Oct 31, 2013

The width of a circle --- Venice (1)

You've made it, you're wealthy now, and preferably American, because Americans are more likely to do it than other mortals. You've already donated a bundle to many causes (causes, let's face it, is now a standard entry on any celebrity's resumé), but soup kitchens and AIDS and blood diamonds get you only so far, and you're among the 53% that love art (as opposed to the 47%), you totally love it, and you totally admire artists, who need all the help they can get since Puccini told us about Mimi and van Gogh, so a foundation it is, a new foundation in support of the ARTS, because there are simply not enough of these foundations. Like. 

Now, your foundation needs to be visible since this is not about you, but about the ARTS. And you always totally loved Venice. Venice, la serenissima, the only city in the world that is in itself a Gesamtkunstwerk, the only city worth your efforts except your hometown that's already stuffed, stuffed, stuffed with a Lisa Hooksey museum (that's your name), and a Lisa Hooksey wing of the local hospital, and a Lisa Hooksey conference room at the local college, and so on, and so it's Venice. 


Venice, Grande Canale, home to the grandest art foundations

How to move from here? A foundation has a board, and you might preside over it, or you're too busy, swamped, obligations, causes everywhere, so there's professional help being hired. People who really understand (about art). 
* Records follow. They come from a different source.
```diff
+            const float w[4] = {wD.x, wD.y, wD.z, wD.w};
+            const float p[kNF][4] = {{p4[0][0].x, p4[0][0].y, p4[0][1].x, p4[0][1].y},
+                                     {p4[1][0].x, p4[1][0].y, p4[1][1].x, p4[1][1].y}};
+            EWK_MEL_GROUP(4, 4)
+        }
+        EWK_RD128(wG[0], wa, 24); EWK_RD128(wG[1], wa, 28); EWK_RD128(wG[2], wa, 32);
+        EWK_MKPA(6);
+        EWK_RD2(p6[0][0], EWK_PA(0, 6), 0); EWK_RD2(p6[0][1], EWK_PA(0, 6), 2); EWK_RD2(p6[0][2], EWK_PA(0, 6), 4);
+        EWK_RD2(p6[0][3], EWK_PA(0, 6), 6); EWK_RD1(p6s[0], EWK_PA(0, 6), 8);
+        EWK_WAIT_N(8, EWK_V(wE), EWK_V(wF), EWK_V(p5[0][0]), EWK_V(p5[0][1]), EWK_V(p5[0][2]), EWK_V(p5[1][0]),
+                   EWK_V(p5[1][1]), EWK_V(p5[1][2]));
+        {
+            const float w[6] = {wE.x, wE.y, wE.z, wE.w, wF.x, wF.y};
+            const float p[kNF][6] = {{p5[0][0].x, p5[0][0].y, p5[0][1].x, p5[0][1].y, p5[0][2].x, p5[0][2].y},
+                                     {p5[1][0].x, p5[1][0].y, p5[1][1].x, p5[1][1].y, p5[1][2].x, p5[1][2].y}};
+            EWK_MEL_GROUP(5, 6)
+        }
+        EWK_RD2(p6[1][0], EWK_PA(1, 6), 0); EWK_RD2(p6[1][1], EWK_PA(1, 6), 2); EWK_RD2(p6[1][2], EWK_PA(1, 6), 4);
+        EWK_RD2(p6[1][3], EWK_PA(1, 6), 6); EWK_RD1(p6s[1], EWK_PA(1, 6), 8);
+        EWK_WAIT_N(5, EWK_V(wG[0]), EWK_V(wG[1]), EWK_V(wG[2]), EWK_V(p6[0][0]), EWK_V(p6[0][1]), EWK_V(p6[0][2]),
+                   EWK_V(p6[0][3]), EWK_V(p6s[0]));
+        const float w6[9] = {wG[0].x, wG[0].y, wG[0].z, wG[0].w, wG[1].x, wG[1].y, wG[1].z, wG[1].w, wG[2].x};
+        {
+            const float p[9] = {p6[0][0].x, p6[0][0].y, p6[0][1].x, p6[0][1].y, p6[0][2].x, p6[0][2].y, p6[0][3].x,
+                                p6[0][3].y, p6s[0]};
+            EWK_MEL_BAND(6, 0, 9, w6)
+        }
+        EWK_RD128(wH[0], wa, 36); EWK_RD128(wH[1], wa, 40); EWK_RD128(wH[2], wa, 44);
+        EWK_MKPA(7);
+        EWK_RD2(p7[0][0], EWK_PA(0, 7), 0); EWK_RD2(p7[0][1], EWK_PA(0, 7), 2); EWK_RD2(p7[0][2], EWK_PA(0, 7), 4);
+        EWK_RD2(p7[0][3], EWK_PA(0, 7), 6); EWK_RD2(p7[0][4], EWK_PA(0, 7), 8); EWK_RD2(p7[0][5], EWK_PA(0, 7), 10);
+        EWK_WAIT_N(9, EWK_V(p6[1][0]), EWK_V(p6[1][1]), EWK_V(p6[1][2]), EWK_V(p6[1][3]), EWK_V(p6s[1]));
+        {
+            const float p[9] = {p6[1][0].x, p6[1][0].y, p6[1][1].x, p6[1][1].y, p6[1][2].x, p6[1][2].y, p6[1][3].x,
+                                p6[1][3].y, p6s[1]};
+            EWK_MEL_BAND(6, 1, 9, w6)
+        }
+        EWK_RD2(p7[1][0], EWK_PA(1, 7), 0); EWK_RD2(p7[1][1], EWK_PA(1, 7), 2); EWK_RD2(p7[1][2], EWK_PA(1, 7), 4);
+        EWK_RD2(p7[1][3], EWK_PA(1, 7), 6); EWK_RD2(p7[1][4], EWK_PA(1, 7), 8); EWK_RD2(p7[1][5], EWK_PA(1, 7), 10);
+        EWK_WAIT_N(6, EWK_V(wH[0]), EWK_V(wH[1]), EWK_V(wH[2]), EWK_V(p7[0][0]), EWK_V(p7[0][1]), EWK_V(p7[0][2]),
+                   EWK_V(p7[0][3]), EWK_V(p7[0][4]), EWK_V(p7[0][5]));
+        const float w7[12] = {wH[0].x, wH[0].y, wH[0].z, wH[0].w, wH[1].x, wH[1].y, wH[1].z, wH[1].w,
+                              wH[2].x, wH[2].y, wH[2].z, wH[2].w};
+        {
+            const float p[12] = {p7[0][0].x, p7[0][0].y, p7[0][1].x, p7[0][1].y, p7[0][2].x, p7[0][2].y, p7[0][3].x,
+                                 p7[0][3].y, p7[0][4].x, p7[0][4].y, p7[0][5].x, p7[0][5].y};
+            EWK_MEL_BAND(7, 0, 12, w7)
+        }
+        EWK_WAIT_N(0, EWK_V(p7[1][0]), EWK_V(p7[1][1]), EWK_V(p7[1][2]), EWK_V(p7[1][3]), EWK_V(p7[1][4]),
+                   EWK_V(p7[1][5]));
+        {
+            const float p[12] = {p7[1][0].x, p7[1][0].y, p7[1][1].x, p7[1][1].y, p7[1][2].x, p7[1][2].y, p7[1][3].x,
+                                 p7[1][3].y, p7[1][4].x, p7[1][4].y, p7[1][5].x, p7[1][5].y};
+            EWK_MEL_BAND(7, 1, 12, w7)
+        }
+#undef EWK_MEL_BAND
+#undef EWK_MEL_GROUP
+#undef EWK_RD128
+#undef EWK_RD64
+#undef EWK_RD1
+#undef EWK_RD2
+#undef EWK_PA
+#undef EWK_MKPA
     }
     EWK_SETPRIO(0);
     lds_order();
```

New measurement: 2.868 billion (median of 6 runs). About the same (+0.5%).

Your's truly had been superficially in touch with some of these people and he can tell you they won't come cheap, because you need the best, the best, the bestand in our market society bestness has its price (15 years ago, the beginning salary for a beginning charity foundation person was around 100k annually in Geneva, Suisse, but perhaps they charge less in Venice). Also from memory: an international foundation is lucky if it has an efficiency quota of 20%, meaning that 80% of your money will go to the people who deserve it, ie. the best, the best, the best. 
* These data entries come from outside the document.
diff --git a/viscy_amd/_lib.py b/viscy_amd/_lib.py
--- a/viscy_amd/_lib.py
+++ b/viscy_amd/_lib.py
@@ -73,6 +73,8 @@
     "vsx_gemm_nt_ln_bwd_supported": (_I32, [_I64, _I32, _I32, _I32]),
     "vsx_ln_fwd": (_I32, [_P, _P, _P, _P, _P, _P, _I32, _I32, _F32, _I32, _P]),
     "vsx_ln_bwd": (_I32, [_P, _P, _P, _P, _P, _P, _P, _P, _P, _I32, _I32, _I32, _P]),
+    "vsx_ln_bwd_ws": (_I32, [_P] * 10 + [_I64, _I32, _I32, _I32, _P]),
+    "vsx_ln_bwd_ws_floats": (_I64, [_I32, _I32, _I32]),
     "vsx_grn_scale": (_I32, [_P, _P, _P, _I32, _I32, _F32, _P]),
     "vsx_grn_bwd_stats": (_I32, [_P, _P, _P, _P, _P, _P, _P, _P, _I32, _I32, _F32, _P]),
     "vsx_grn_gelu_bwd": (_I32, [_P, _P, _P, _P, _P, _P, _I32, _I32, _I32, _I32, _I32, _P]),
diff --git a/viscy_amd/csrc/dwconv.hip b/viscy_amd/csrc/dwconv.hip
--- a/viscy_amd/csrc/dwconv.hip
+++ b/viscy_amd/csrc/dwconv.hip
@@ -97,8 +97,139 @@
   }
 }
 
-
-template <typename T, int NCV, int TH, int TW>
+template <typename T, int NCV, int TH, int TW, int K, bool FLIP>
+__global__ __launch_bounds__(256) void dwconv7_map_kernel(const T* __restrict__ x, const float* __restrict__ w,
+                                                          const float* __restrict__ bias, const T* __restrict__ add,
+                                                          T* __restrict__ y, int B, int H, int W, int C, int nsplit) {
+  constexpr int VN = VT<T>::N;
+  constexpr int CB = NCV * VN;
+  constexpr int PITCH = CB * (int)sizeof(T) + 16;
+  constexpr int IH = TH + 6, IW = TW + 6;
+  constexpr int SPR = TW / K;
+  constexpr int TILE_BYTES = IH * IW * PITCH;
+  constexpr int NQ = (TH * TW * NCV + 255) / 256;
+  static_assert(NCV * TH * SPR == 256, "thread mapping");
+  typedef typename VT<T>::vec vec;
+  __shared__ __attribute__((aligned(16))) char tile[2 * TILE_BYTES];
+  __shared__ __attribute__((aligned(16))) float wl[49 * CB];
+
+  const int ncb = (C + CB - 1) / CB;
+  const int cb = blockIdx.x % ncb, part = blockIdx.x / ncb;
+  const int c_base = cb * CB;
+  const int b_lo = (int)((long)B * part / nsplit), b_hi = (int)((long)B * (part + 1) / nsplit);
+
+  for (int i = threadIdx.x; i < 49 * CB; i += 256) {
+    const int t = i / CB, c = i - t * CB;
+    const int tap = FLIP ? 48 - t : t;
+    wl[i] = (c_base + c < C) ? w[(size_t)tap * C + c_base + c] : 0.f;
+  }
+  for (int i = threadIdx.x; i < 2 * IH * IW * NCV; i += 256)
+    *reinterpret_cast<vec*>(tile + (i / NCV) * PITCH + (i % NCV) * 16) = vzero<T>();
+
+  int goff[NQ], loff[NQ];
+#pragma unroll
+  for (int q = 0; q < NQ; ++q) {
+    const int i = threadIdx.x + q * 256;
+    const int c = i % NCV, p = i / NCV;
+    const int ix = p % W, iy = p / W;
+    const bool ok = p < H * W && c_base + c * VN < C;
+    goff[q] = ok ? p * C + c_base + c * VN : -1;
+    loff[q] = ((iy + 3) * IW + ix + 3) * PITCH + c * 16;
+  }
+  const int cv = threadIdx.x % NCV;
+  const int pt = threadIdx.x / NCV;
+  const int sx = pt % SPR, sy = pt / SPR;
+  const int c0 = c_base + cv * VN;
+  const bool orow = sy < H && c0 < C;
+  float bia[VN];
+#pragma unroll
+  for (int j = 0; j < VN; ++j) bia[j] = (bias && c0 + j < C) ? bias[c0 + j] : 0.f;
+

The board will meet and wonder what to do with the remaining 20%. You may or may not preside over the meeting but it doesn't matter. A part of it will got to the Lisa Hooksey Award, which is like the Nobel Price, except that it's dedicated to a new and extremely talented artist who excels, really, and has shown vision, and doesn't smoke, and is so new, new, new, and has surprised the art world a great deal, recently, totally, everybody, and doesn't beat up her wife, because that (the beating) was the reason that Norman Mailer never got the Nobel Price. And her work means a paradigm shift, except that paradigm shifts are so yesterday and revolutions are so yesterday and subversion is so yesterday, so somebody has to fill in the blanks, and that will be the artist herself, the recipient of the Lisa Hooksey Award, as noted, which will go this year to N. N. (nomen nominaturem), who happens to be a niece of the vice president of your board.  
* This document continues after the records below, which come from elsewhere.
struct AttnArgs {
    const bf16_t* qkv; long ld;
    const int* lens;
    bf16_t* ctx; long ldo;
    float* lse2;
// ... 144 lines not shown
    const long tile_stride = 64 * a.ld;
#pragma unroll
    for (int it = 0; it < 2; ++it) { kreg[it] = *(const u32x4*)(Kg + goff[it]); vreg[it] = *(const u32x4*)(Vg + goff[it]); }
    uint32_t hbase = 0;
    if (DROP) hbase = rng_hash((uint32_t)((b * a.heads + hd) * a.Tp + q), a.seed0, a.seed1) + (uint32_t)(2 * h) * ATTN_K1;
    const float c = a.c;
#pragma unroll
    for (int it = 0; it < 2; ++it) { *(u32x4*)(smem + soff[it]) = kreg[it]; *(u32x4*)(smem + 64 * 128 + soff[it]) = vreg[it]; }
    if (ntiles > 1) {
#pragma unroll
        for (int it = 0; it < 2; ++it) {
            kreg[it] = *(const u32x4*)(Kg + tile_stride + goff[it]);
            vreg[it] = *(const u32x4*)(Vg + tile_stride + goff[it]);
        }
    }
    __syncthreads();
    ATTN_STAMP(0, 1);

    auto tile = [&](auto first_flag, auto mask_flag, const int t) {
        constexpr bool FIRST = decltype(first_flag)::value, MASK = decltype(mask_flag)::value;
        const char* sK = smem + (t & 1) * FWD_BUF;
        const char* sV = sK + 64 * 128;
        const int kbase = t * 64;
        bf16x8 kfr[2][4];
#pragma unroll
        for (int ds = 0; ds < 4; ++ds) kfr[0][ds] = rd_row(sK, lo, 0, ds);
        if (t + 1 < ntiles) {
            char* nb = smem + ((t + 1) & 1) * FWD_BUF;
#pragma unroll
            for (int it = 0; it < 2; ++it) { *(u32x4*)(nb + soff[it]) = kreg[it]; *(u32x4*)(nb + 64 * 128 + soff[it]) = vreg[it]; }
            if (t + 2 < ntiles) {
                const bf16_t* kn = Kg + (long)(t + 2) * tile_stride;
                const bf16_t* vn = Vg + (long)(t + 2) * tile_stride;
#pragma unroll
                for (int it = 0; it < 2; ++it) { kreg[it] = *(const u32x4*)(kn + goff[it]); vreg[it] = *(const u32x4*)(vn + goff[it]); }
            }
        }
        f32x16 sT[2];
        sT[0] = __builtin_amdgcn_mfma_f32_32x32x16_bf16(kfr[0][0], qf[0], (f32x16)(0.f), 0, 0, 0);
#pragma unroll
        for (int ds = 1; ds < 4; ++ds) sT[0] = __builtin_amdgcn_mfma_f32_32x32x16_bf16(kfr[0][ds], qf[ds], sT[0], 0, 0, 0);
#pragma unroll
        for (int ds = 0; ds < 4; ++ds) kfr[1][ds] = rd_row(sK, lo, 1, ds);
        sT[1] = __builtin_amdgcn_mfma_f32_32x32x16_bf16(kfr[1][0], qf[0], (f32x16)(0.f), 0, 0, 0);
#pragma unroll
        for (int ds = 1; ds < 4; ++ds) sT[1] = __builtin_amdgcn_mfma_f32_32x32x16_bf16(kfr[1][ds], qf[ds], sT[1], 0, 0, 0);
        if (MASK) {
#pragma unroll
            for (int kt2 = 0; kt2 < 2; ++kt2)
#pragma unroll
                for (int r = 0; r < 16; ++r)
                    if (kbase + kt2 * 32 + acc_row(r, h) >= len) sT[kt2][r] = -INFINITY;
        }
        if (FIRST) {
            float mt = sT[0][0];
#pragma unroll
            for (int r = 1; r < 16; ++r) mt = fmaxf(mt, sT[0][r]);
#pragma unroll
            for (int r = 0; r < 16; ++r) mt = fmaxf(mt, sT[1][r]);
            mt = fmaxf(mt, __shfl_xor(mt, 32, 64));
            ref = fmaf(mt, c, REF_HEADROOM);
        }
        float psum = 0.f;
#pragma unroll
        for (int kt2 = 0; kt2 < 2; ++kt2) {
            bf16x8 vfr[2][2];
#pragma unroll
            for (int s = 0; s < 2; ++s)
#pragma unroll
                for (int dt = 0; dt < 2; ++dt) vfr[s][dt] = rd_tr(sV, lo, 2 * kt2 + s, dt);
            float x[16];
#pragma unroll
            for (int r = 0; r < 16; ++r) { x[r] = fast_exp2(fmaf(sT[kt2][r], c, -ref)); psum += x[r]; }
            if (DROP) {
#pragma unroll
                for (int r = 0; r < 16; r += 2) {
                    const uint32_t hsh = attn_mix(hbase + (uint32_t)(kbase / 2 + 16 * kt2 + acc_row(r, 0) / 2) * ATTN_K1);
                    x[r] = (hsh & 0xffffu) >= a.thr16 ? x[r] : 0.f;
                    x[r + 1] = (hsh >> 16) >= a.thr16 ? x[r + 1] : 0.f;
                }
            }
            const bf16x8 pf0 = pack8(&x[0]), pf1 = pack8(&x[8]);
#pragma unroll
            for (int dt = 0; dt < 2; ++dt) oT[dt] = __builtin_amdgcn_mfma_f32_32x32x16_bf16(vfr[0][dt], pf0, oT[dt], 0, 0, 0);
#pragma unroll
            for (int dt = 0; dt < 2; ++dt) oT[dt] = __builtin_amdgcn_mfma_f32_32x32x16_bf16(vfr[1][dt], pf1, oT[dt], 0, 0, 0);
        }
        psum += __shfl_xor(psum, 32, 64);
        l_run += psum;
        if (!FIRST && __builtin_amdgcn_ballot_w64(!(psum <= REF_SUM_LIMIT))) {
            if (!(psum <= REF_SUM_LIMIT)) {
                const float e = floorf(fast_log2(psum)) + REF_HEADROOM;
                const float sc = fast_exp2(-e);
                ref += e;
                l_run *= sc;
#pragma unroll
                for (int r = 0; r < 16; ++r) { oT[0][r] *= sc; oT[1][r] *= sc; }
            }
        }
        __syncthreads();
    };
    if (ntiles == 1) {
        tile(Flag<true>{}, Flag<true>{}, 0);
    } else {
        tile(Flag<true>{}, Flag<false>{}, 0);
        for (int t = 1; t + 1 < ntiles; ++t) tile(Flag<false>{}, Flag<false>{}, t);
        tile(Flag<false>{}, Flag<true>{}, ntiles - 1);
    }
    ATTN_STAMP(0, 2);
    const float l_tot = l_run;
    const float inv = __frcp_rn(l_tot) * a.dscale;
    if (a.lse2 && h == 0) a.lse2[((long)b * a.heads + hd) * a.Tp + q] = ref + fast_log2(l_tot);
    char* sw = smem + wave * (32 * OUT_PITCH);
    const int r31 = lane & 31;
#pragma unroll
    for (int dt = 0; dt < 2; ++dt)
#pragma unroll
        for (int g4 = 0; g4 < 4; ++g4) {
            oT[dt][4 * g4 + 0] *= inv; oT[dt][4 * g4 + 1] *= inv; oT[dt][4 * g4 + 2] *= inv; oT[dt][4 * g4 + 3] *= inv;
            const int d = dt * 32 + 8 * g4 + 4 * h;
            *(u32x2*)(sw + r31 * OUT_PITCH + d * 2) = (u32x2){pack2bf(oT[dt][4 * g4], oT[dt][4 * g4 + 1]),
                                                              pack2bf(oT[dt][4 * g4 + 2], oT[dt][4 * g4 + 3])};
        }
    __syncthreads();
    const long orow = (rowbase + q0) * a.ldo + hd * HD;
#pragma unroll
    for (int i = 0; i < 4; ++i) {
        const int idx = i * 64 + lane, r = idx >> 3, ch = idx & 7;
        *(u32x4*)(a.ctx + orow + (long)r * a.ldo + ch * 8) = *(const u32x4*)(sw + r * OUT_PITCH + ch * 16);
    }
    if (a.o32) {
#pragma unroll
        for (int dt = 0; dt < 2; ++dt) {
            __syncthreads();
#pragma unroll
            for (int g4 = 0; g4 < 4; ++g4)
                *(f32x4*)(sw + r31 * OUT_PITCH + (8 * g4 + 4 * h) * 4) =
                    (f32x4){oT[dt][4 * g4], oT[dt][4 * g4 + 1], oT[dt][4 * g4 + 2], oT[dt][4 * g4 + 3]};
            __syncthreads();
#pragma unroll
            for (int i = 0; i < 4; ++i) {
                const int idx = i * 64 + lane, r = idx >> 3, ch = idx & 7;
                *(f32x4*)(a.o32 + orow + (long)r * a.ldo + dt * 32 + ch * 4) = *(const f32x4*)(sw + r * OUT_PITCH + ch * 16);
            }
        }
    }
    ATTN_STAMP(0, 3);
#ifdef APTAI_STAMPS
    asm volatile("s_waitcnt vmcnt(0)" ::: "memory");
    ATTN_STAMP(0, 4);
#endif
}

Then there's the the Lisa Hooksey Stipend. Idem.


The universe of unreality (click for enlargement)

And then there's the show in Venice. The Lisa Hooksey Foundation Exhibition that will present to the world the work, work, work of an absolutely renowned artist who's totally incredible and terrific and lateral and whom every tourist needs to see. Like Damien Hirst, say, who declines politely through his publicist. Or Natascha Ungeheuer, about whose ontological status we're somewhat iffy. Or, wait, Zhong Biao, who has done this totally terrific work about visions, and art is about visions, too. Or it's another N.N. with a German name, if memory serves, who has this sense-challenging exhibition about "Solving the Problem of Measuring the Width of a Circle." You have to trust us on that one, we're not extemporizing, we just failed to take a picture and totally lost our way the next day when trying to return to the scene of the crime. 

Or another German name which is on the placard for the Monument to a Monument, because, you know, reflexivity, the little sister of revolutions and paradigm shifts and subversions is back, back, back since Damien Hirst gave an interview on his own web site where he mentions reflexivity exactly 3.141592... times.



The Monument to a Monument

That's it, folks, that was our first post about Venice. Apologies. Yes, you've guessed right, we visited Venice this week.